Но как раз это не так уж и важно, и не из-за этого я бросаю лечение. Если бы часы, которые я проводил, сосредоточившись, в обществе доктора, по-прежнему приносили мне интересные открытия и ощущения, я бы от них не отказался, а если бы и отказался, то не раньше, чем кончится война, которая лишает меня возможности заниматься чем-либо другим. Но сейчас, когда я уже знаю все, а именно, что речь идет всего лишь об иллюзии, дурацком трюке, способном взволновать разве что какую-нибудь истеричную старушку, — как могу я выносить общество этого смешного господина, с этим его взглядом, претендующим на проницательность, с этой его самонадеянностью, позволяющей ему группировать все на свете явления вокруг своей великой теории! Я употреблю все свое свободное время на то, чтобы писать. Я опишу всю историю своего лечения, ничего не опуская, — откровенничанью моему с доктором пришел конец, и теперь я могу свободно вздохнуть. Никто больше не требует от меня никаких усилий. Я не должен ни заставлять себя верить, ни притворяться, что верю. Именно для того, чтобы скрыть от доктора свои истинные мысли, я считал необходимым относиться к нему с самой рабской почтительностью, а он пользовался этим и, что ни день, преподносил мне одну небылицу за другой. Лечение мое должно было вот-вот закончиться, потому что наконец-то выяснилось, чем я болен. Это была та самая болезнь, которую покойник Софокл некогда обнаружил у бедного Эдипа: я любил свою мать и хотел убить своего отца.
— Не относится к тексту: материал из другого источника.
template <typename SM, int CH>
__device__ __forceinline__ void issue_chunk(SM& sm, int stage, const float4* __restrict__ pA,
                                            const float2* __restrict__ pB, const float4* __restrict__ pC,
                                            int base, int n, int shift) {
  uint32_t bytes_a = (uint32_t)n * 16u;
  uint32_t nb = (uint32_t)(n + shift + 1) & ~1u;
// ... 577 lines not shown
    const float ev = fmaf(-b.x * dy, dy, b.y);                                              \
    _Pragma("unroll") for (int p = 0; p < FWD_PX; ++p) {                                    \
      const float dx = px[p] - a.x;                                                         \
      const float eu = fmaf(a.z, dx, -m1);                                                  \
      const float alpha = gs_ex2(fmaf(-dx, eu, ev));                                        \
      const float w = (T[p] > GS_T_STOP) ? alpha * T[p] : 0.f;                              \
      cr[p] = fmaf(c.x, w, cr[p]);                                                          \
      cg[p] = fmaf(c.y, w, cg[p]);                                                          \
      cb[p] = fmaf(c.z, w, cb[p]);                                                          \
      T[p] -= w;                                                                            \
    }                                                                                       \
  }
    int j = 0;
    bool warp_dead = false;
    for (; j + 4 <= n; j += 4) {
#pragma unroll
      for (int u = 0; u < 4; ++u) GS_FWD_BODY(j + u)
      const bool dead = !(T[0] > GS_T_STOP) && !(T[1] > GS_T_STOP) && !(T[2] > GS_T_STOP) && !(T[3] > GS_T_STOP);
      if (__all_sync(0xffffffffu, dead)) {
        warp_dead = true;
        break;
      }
    }
    if (!warp_dead)
      for (; j < n; ++j) GS_FWD_BODY(j)
#undef GS_FWD_BODY
    const bool dead = !(T[0] > GS_T_STOP) && !(T[1] > GS_T_STOP) && !(T[2] > GS_T_STOP) && !(T[3] > GS_T_STOP);
    const int all_dead = gs_bar_red_and(1, WSF_CONS, dead);
    if (all_dead) {
      consumed = min(cnt, (k + 1) * WS_CH);
      if (tid == 0) {
        sm.consumed_chunks = k + 1;
        sm.stop = 1;
        gs_mbar_arrive(&sm.empty[stage]);
      }
      break;
    }
    if (tid == 0) {
      sm.consumed_chunks = k + 1;
      gs_mbar_arrive(&sm.empty[stage]);
    }
  }
  if (tid == 0 && nchunks > 0) gs_mbar_arrive(&sm.done);
  float4* o = reinterpret_cast<float4*>(image + ((size_t)iy * wp + ix0) * 3);
  o[0] = make_float4(cr[0], cg[0], cb[0], cr[1]);
  o[1] = make_float4(cg[1], cb[1], cr[2], cg[2]);
  o[2] = make_float4(cb[2], cr[3], cg[3], cb[3]);
  if (final_img) {
#pragma unroll
    for (int p = 0; p < FWD_PX; ++p)
      gs_store_final(final_img, ix0 + p, iy, crop.left, crop.top, crop.width, crop.height, cr[p], cg[p], cb[p]);
  }
  if (tile_neff && tid == 0) tile_neff[tile] = consumed;
}

template <int PX, int STAGES_, int RQ_>
struct Bwd2Cfg {
  static constexpr int NT = 256 / PX;
  static constexpr int TPR = GS_TILE / PX;
  static constexpr int RQ = RQ_;
  static constexpr int R = NT / RQ;
  static constexpr int SQ = NT / RQ;
  static constexpr int ROWS = SQ / TPR;
  static constexpr int QS = (SQ * 6 + 31) / 32 * 32 + 32 / RQ;
  static constexpr int IS = RQ * QS + 2 - (RQ * QS) % 32 + ((RQ * QS) % 32 > 2 ? 32 : 0);
  static constexpr int STAGES = STAGES_;
};

template <int PX, int STAGES, int RQ, bool GATHER, int CH>
struct Bwd2Smem : std::conditional<GATHER, GatherRing<CH, STAGES, 4>, WsRing<STAGES>>::type {
  float part[Bwd2Cfg<PX, STAGES, RQ>::R * Bwd2Cfg<PX, STAGES, RQ>::IS];
  float pyt[GS_TILE];
  int valid[2];
};

template <int PX, int STAGES, int RQ, bool GATHER, int CH>
struct Bwd2SmemAux : Bwd2Smem<PX, STAGES, RQ, GATHER, CH> {
  static constexpr int TQS = Bwd2Cfg<PX, STAGES, RQ>::SQ, TIS = Bwd2Cfg<PX, STAGES, RQ>::NT + 1;
  static_assert(Bwd2Cfg<PX, STAGES, RQ>::NT == 32 && TQS * RQ == 32 && TIS % 32 == 1,
                "d_t plane strides are conflict free for one consumer warp only");
  float part_t[Bwd2Cfg<PX, STAGES, RQ>::R * TIS];
};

И я не только не рассердился — я слушал его как зачарованный. Должно быть, она была незаурядна, эта болезнь, до которой наши предки додумались еще в эпоху античных мифов! И я не сержусь даже и сейчас, когда пишу эти строки. Я просто смеюсь от всей души. Лучшим доказательством того, что я не был болен этой болезнью, является тот факт, что я не излечился. Это доказательство должно убедить и доктора. И пусть он будет спокоен: его слова не смогли испортить мне воспоминаний юности. Я закрываю глаза, и сразу же передо мной предстает моя детская наивная и чистая любовь к матери, уважение и глубокая привязанность, которые я испытывал к отцу.

Доктор слишком доверяет моим пресловутым признаниям, которые он не захотел мне вернуть для пересмотра. Бог мой! Он не знает ничего, кроме медицины, а потому и представить себе не может, что значит для нас, говорящих и пишущих только на диалекте, писать по-итальянски. Мы лжем каждым нашим тосканским словом! Если бы он знал, что мы всегда предпочитаем говорить то, для чего у нас уже заготовлены фразы, и избегаем всего, что вынуждает нас обратиться к словарю! Именно но этому принципу мы и выбираем из нашей жизни достойные внимания эпизоды. Наша жизнь, вне всякого сомнения, выглядела бы совсем иначе, если бы мы рассказали ее на диалекте!

Доктор признался мне, что за всю свою долгую практику он не наблюдал волнения более сильного, чем мое волнение в тот момент, когда я натолкнулся на образы, которые он — так он, во всяком случае, считал — сумел вызвать из моего прошлого. Именно поэтому он так быстро провозгласил меня выздоровевшим.

И я не симулировал это волнение! Это было одно из самых глубоких волнений, которые я когда-либо испытывал. Оно истекало потом, пока я конструировал эти образы, и слезами, когда они наконец передо мной предстали. Я уже давно благоговейно лелеял эту надежду — надежду вновь пережить один день из той поры, когда я был еще невинен и наивен. Эта надежда меня поддерживала и воодушевляла в течение многих месяцев. Ведь это было то же самое, как если бы одной только силой воспоминаний суметь получить в разгар зимы живые майские розы! Доктор уверял, что воспоминание будет яркое и полное, — оно как бы добавит к моей жизни еще лишний день. Розы сохранят все свое благоухание, но шипы они сохранят тоже.